Background. Healthy longevity (HL) is an important measure of the prospects for quality of life in ageing societies. Incidence-based (cf. prevalence-based) models describe transitions among age classes and health stages. Despite the probabilistic nature of those transitions, analyses of healthy longevity have focused persistently on means ("health expectancy"), neglecting variances and higher moments.
Objectives. Our goal is a comprehensive methodology to analyse HL in terms of any combination of health stages and age classes, or of transitions among health stages, or of values (e.g., quality of life) associated with health stages or transitions.
Methods. We construct multistate Markov chains for individuals classified by age and health stage and use Markov chains with rewards to compute all moments of HL.
Results. We present a new and straightforward algorithm to create the multistate reward matrices for occupancy, transitions, or values associated with occupancy or transitions.

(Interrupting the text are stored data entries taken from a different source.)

@@ -266,6 +266,11 @@
                                const float* step_consts_dev, const int32_t* step_base_dev,
                                int32_t step_off, double beta1, double beta2, double eps,
                                double weight_decay, void* stream);
+int mirec_adam_flush_boundary_f32(const mirec_adam_table* tables, int32_t n_tables, int32_t d,
+                                  const uint32_t* const* masks, const int32_t* const* first,
+                                  const int32_t* rows_per_wave, const float* step_consts_dev,
+                                  const int32_t* step_base_dev, int32_t step_off, double beta1,
+                                  double beta2, double eps, double weight_decay, void* stream);
 int mirec_bpr_adam_step_f32(const mirec_adam_table* tables, const int64_t* n_max_uniq,
                             int32_t d, const int64_t* items, int64_t Bc, int32_t T, float gamma,
                             float grad_scale, float* loss_k, const int32_t* u_rec,
diff --git a/recbole_amd/_native.py b/recbole_amd/_native.py
--- a/recbole_amd/_native.py
+++ b/recbole_amd/_native.py
@@ -208,6 +208,9 @@
     "mirec_adam_flush_first_f32": (c_int, [ctypes.POINTER(AdamTable), c_int32, c_int32, _P, _P,
                                            _P, _P, c_int32, c_double, c_double, c_double,
                                            c_double, _P]),
+    "mirec_adam_flush_boundary_f32": (c_int, [ctypes.POINTER(AdamTable), c_int32, c_int32, _P,
+                                              _P, _P, _P, _P, c_int32, c_double, c_double,
+                                              c_double, c_double, _P]),
     "mirec_bpr_adam_step_f32": (c_int, [ctypes.POINTER(AdamTable), _P, c_int32, _P, c_int64,
                                         c_int32, ctypes.c_float, ctypes.c_float, _P, _P, _P,
                                         _P, _P, _P, _P, _P, _P, _P, _P, c_int32, c_double,
@@ -333,7 +336,7 @@
                                      _P, _P]),
 }
 
-ABI_VERSION = 24
+ABI_VERSION = 25
 
 
 class NativeError(RuntimeError):
diff --git a/recbole_amd/csrc/adam.hip b/recbole_amd/csrc/adam.hip
--- a/recbole_amd/csrc/adam.hip
+++ b/recbole_amd/csrc/adam.hip
@@ -299,31 +299,74 @@
   }
 }
 
-constexpr int kWalkRows = 32;
+template <int D>
+__global__ __launch_bounds__(kAdamThreads) void adam_flush_boundary_kernel(
+    const AdamTables tabs, const float* __restrict__ consts, const int32_t* __restrict__ step_base,
+    int step_off, AdamConsts k, FlushRows rows_per_wave, FlushMasks masks, FlushFirst ff) {
+  const int si = segment_of(tabs, blockIdx.x);
+  const mirec_adam_table& T = tabs.t[si];
+  const int R = rows_per_wave.r[si];
+  const int lane = threadIdx.x & 63;
+  const int64_t r0 =
+      (((int64_t)blockIdx.x - tabs.block_start[si]) * (blockDim.x >> 6) + (threadIdx.x >> 6)) * R;
+  if (r0 >= T.n_rows) return;
+  const int base = step_base[0] + step_off;
+  int raw = kZeroState, target = base;
+  bool close = false;
+  if (lane < R && r0 + lane < T.n_rows) {
+    close = mask_selects(masks.bits[si], masks.want[si], r0 + lane);
+    const int f = ff.first[si] ? ff.first[si][r0 + lane] : kFirstNotRead;
+    if (f > kFirstNotRead) target = base + f;
+    if (close || f > kFirstNotRead) raw = T.last[r0 + lane];
+  }
+  uint64_t todo = __ballot(close ? flush_needs(T, raw, target) : min(raw, target) < target);
+  while (todo) {
+    const int i = __builtin_ctzll(todo);
+    todo &= todo - 1;
+    flush_row<D>(T, r0 + i, __builtin_amdgcn_readfirstlane(__shfl(raw, i, 64)),
+                 __builtin_amdgcn_readfirstlane(__shfl(target, i, 64)), lane, consts, k);
+  }
+}
+
+#ifndef MIREC_WALK_UNIT
+#define MIREC_WALK_UNIT 8
+#endif
+constexpr int kWalkUnit = MIREC_WALK_UNIT;
+static_assert(kWalkUnit >= 1 && kWalkUnit <= 32 && (kWalkUnit & (kWalkUnit - 1)) == 0,
+              "a walk unit is a power of two inside one 32-row bitmap word");
+struct WalkUnits {
+  uint32_t end[kMaxTables];
+};
 
 template <int D>
 __global__ __launch_bounds__(64) void adam_flush_walk_kernel(
     const AdamTables tabs, const float* __restrict__ consts, const int32_t* __restrict__ step_base,
-    int step_off, AdamConsts k, FlushMasks masks) {
+    int step_off, AdamConsts k, FlushMasks masks, WalkUnits units, uint32_t* __restrict__ ticket) {
   const int lane = threadIdx.x;
   const int target = step_base[0] + step_off;
-  for (int si = 0; si < tabs.n_seg; ++si) {
+  const uint32_t total = units.end[tabs.n_seg - 1];
+  for (;;) {
+    uint32_t u = 0;
+    if (lane == 0)
+      u = __hip_atomic_fetch_add(ticket, 1u, __ATOMIC_RELAXED, __HIP_MEMORY_SCOPE_AGENT);
+    u = __builtin_amdgcn_readfirstlane(u);
+    if (u >= total) break;
+    int si = 0;
+    uint32_t first = 0;
+    while (u >= units.end[si]) first = units.end[si++];
     const mirec_adam_table& T = tabs.t[si];
     const uint32_t* __restrict__ bits = masks.bits[si];
     const uint32_t flip = masks.want[si] ? 0u : ~0u;
-    const int64_t groups = (T.n_rows + kWalkRows - 1) / kWalkRows;
-    for (int64_t g = blockIdx.x; g < groups; g += gridDim.x) {
-      const int64_t r0 = g * kWalkRows;
-      const uint32_t sel = bits ? (bits[g] ^ flip) : ~0u;
-      int raw = kZeroState;
-      if (lane < kWalkRows && r0 + lane < T.n_rows && ((sel >> lane) & 1u))
-        raw = T.last[r0 + lane];
-      uint64_t todo = __ballot(flush_needs(T, raw, target));
-      while (todo) {
-        const int i = __builtin_ctzll(todo);
-        todo &= todo - 1;
-        flush_row<D>(T, r0 + i, __shfl(raw, i, 64), target, lane, consts, k);
-      }
+    const int64_t r0 = (int64_t)(u - first) * kWalkUnit;
+    const uint32_t sel = bits ? ((bits[r0 >> 5] ^ flip) >> (r0 & 31)) : ~0u;
+    int raw = kZeroState;
+    if (lane < kWalkUnit && r0 + lane < T.n_rows && ((sel >> lane) & 1u))
+      raw = T.last[r0 + lane];
+    uint64_t todo = __ballot(flush_needs(T, raw, target));
+    while (todo) {
+      const int i = __builtin_ctzll(todo);
+      todo &= todo - 1;
+      flush_row<D>(T, r0 + i, __shfl(raw, i, 64), target, lane, consts, k);
     }
   }
 }
@@ -390,8 +433,8 @@
   FlushMasks fm;
   memset(&fm, 0, sizeof(fm));
   if (masks) fm = *masks;
-  if (firsts && (sched != Sched::kFlush || !scan || masks)) {
-    set_error("%s: per-row targets need the flush with rows per wave and no mask", what);
+  if (firsts && (sched != Sched::kFlush || !scan || walk)) {
+    set_error("%s: per-row targets need the flush with rows per wave", what);
     return -1;
   }
   FlushFirst ff;
@@ -470,6 +513,22 @@
   k.wd = (float)weight_decay;
   const dim3 grd((unsigned)blocks), blk(kAdamThreads);
   hipStream_t st = (hipStream_t)stream;
+  WalkUnits wu;
+  memset(&wu, 0, sizeof(wu));
+  uint32_t* ticket = nullptr;
+  if (walk) {
+    uint64_t end = 0;
+    for (int q = 0; q < kMaxTables; ++q) {
+      if (q < n_tables) end += (uint64_t)((tables[q].n_rows + kWalkUnit - 1) / kWalkUnit);
+      if (end + (uint64_t)walk_waves >= (1ull << 32)) {
+        set_error("%s: too many rows for the walk form's 32-bit ticket", what);
+        return -1;
+      }
+      wu.end[q] = (uint32_t)end;
+    }
+    const int rc = launch_ticket(st, &ticket, what);
+    if (rc) return rc;
+  }
 #define MIREC_ADAM_SCHED(DD)                                                                 \
   case DD:                                                                                   \
     if (sched == Sched::kStreamed)                                                           \
@@ -488,7 +547,11 @@
                          step_base, step_off, k);                                            \
     else if (DD >= 64 && walk)                                                               \
       hipLaunchKernelGGL(adam_flush_walk_kernel<(DD >= 64 ? DD : 64)>, grd, dim3(64), 0, st,   \
-                         tabs, consts, step_base, step_off, k, fm);                          \
+                         tabs, consts, step_base, step_off, k, fm, wu, ticket);              \
+    else if (DD >= 64 && scan && firsts && masks)                                            \
+      hipLaunchKernelGGL(adam_flush_boundary_kernel<(DD >= 64 ? DD : 64)>, grd,              \
+                         dim3(scan_threads), 0, st, tabs, consts, step_base, step_off, k,    \
+                         fr, fm, ff);                                                        \
     else if (DD >= 64 && scan && firsts)                                                     \
       hipLaunchKernelGGL(adam_flush_first_kernel<(DD >= 64 ? DD : 64)>, grd,                 \
                          dim3(scan_threads), 0, st, tabs, consts, step_base, step_off, k,    \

As an example, we analyse a published model for colorectal cancer. The possible definitions of HL in this simple model outnumber the stars in the visible universe. Our method can analyse any of them; we show four examples: longevity without abnormal cells, cancer-free longevity, and longevity with cancer before or after a critical age.
Contribution. Our methods make it possible to analyse any incidence-based model, with any number of health stages, any pattern of transitions, and any kind of values assigned to stages. It is easily computable, requires no simulations, provides all the moments of healthy longevity, and solves the inhomogeneity problem.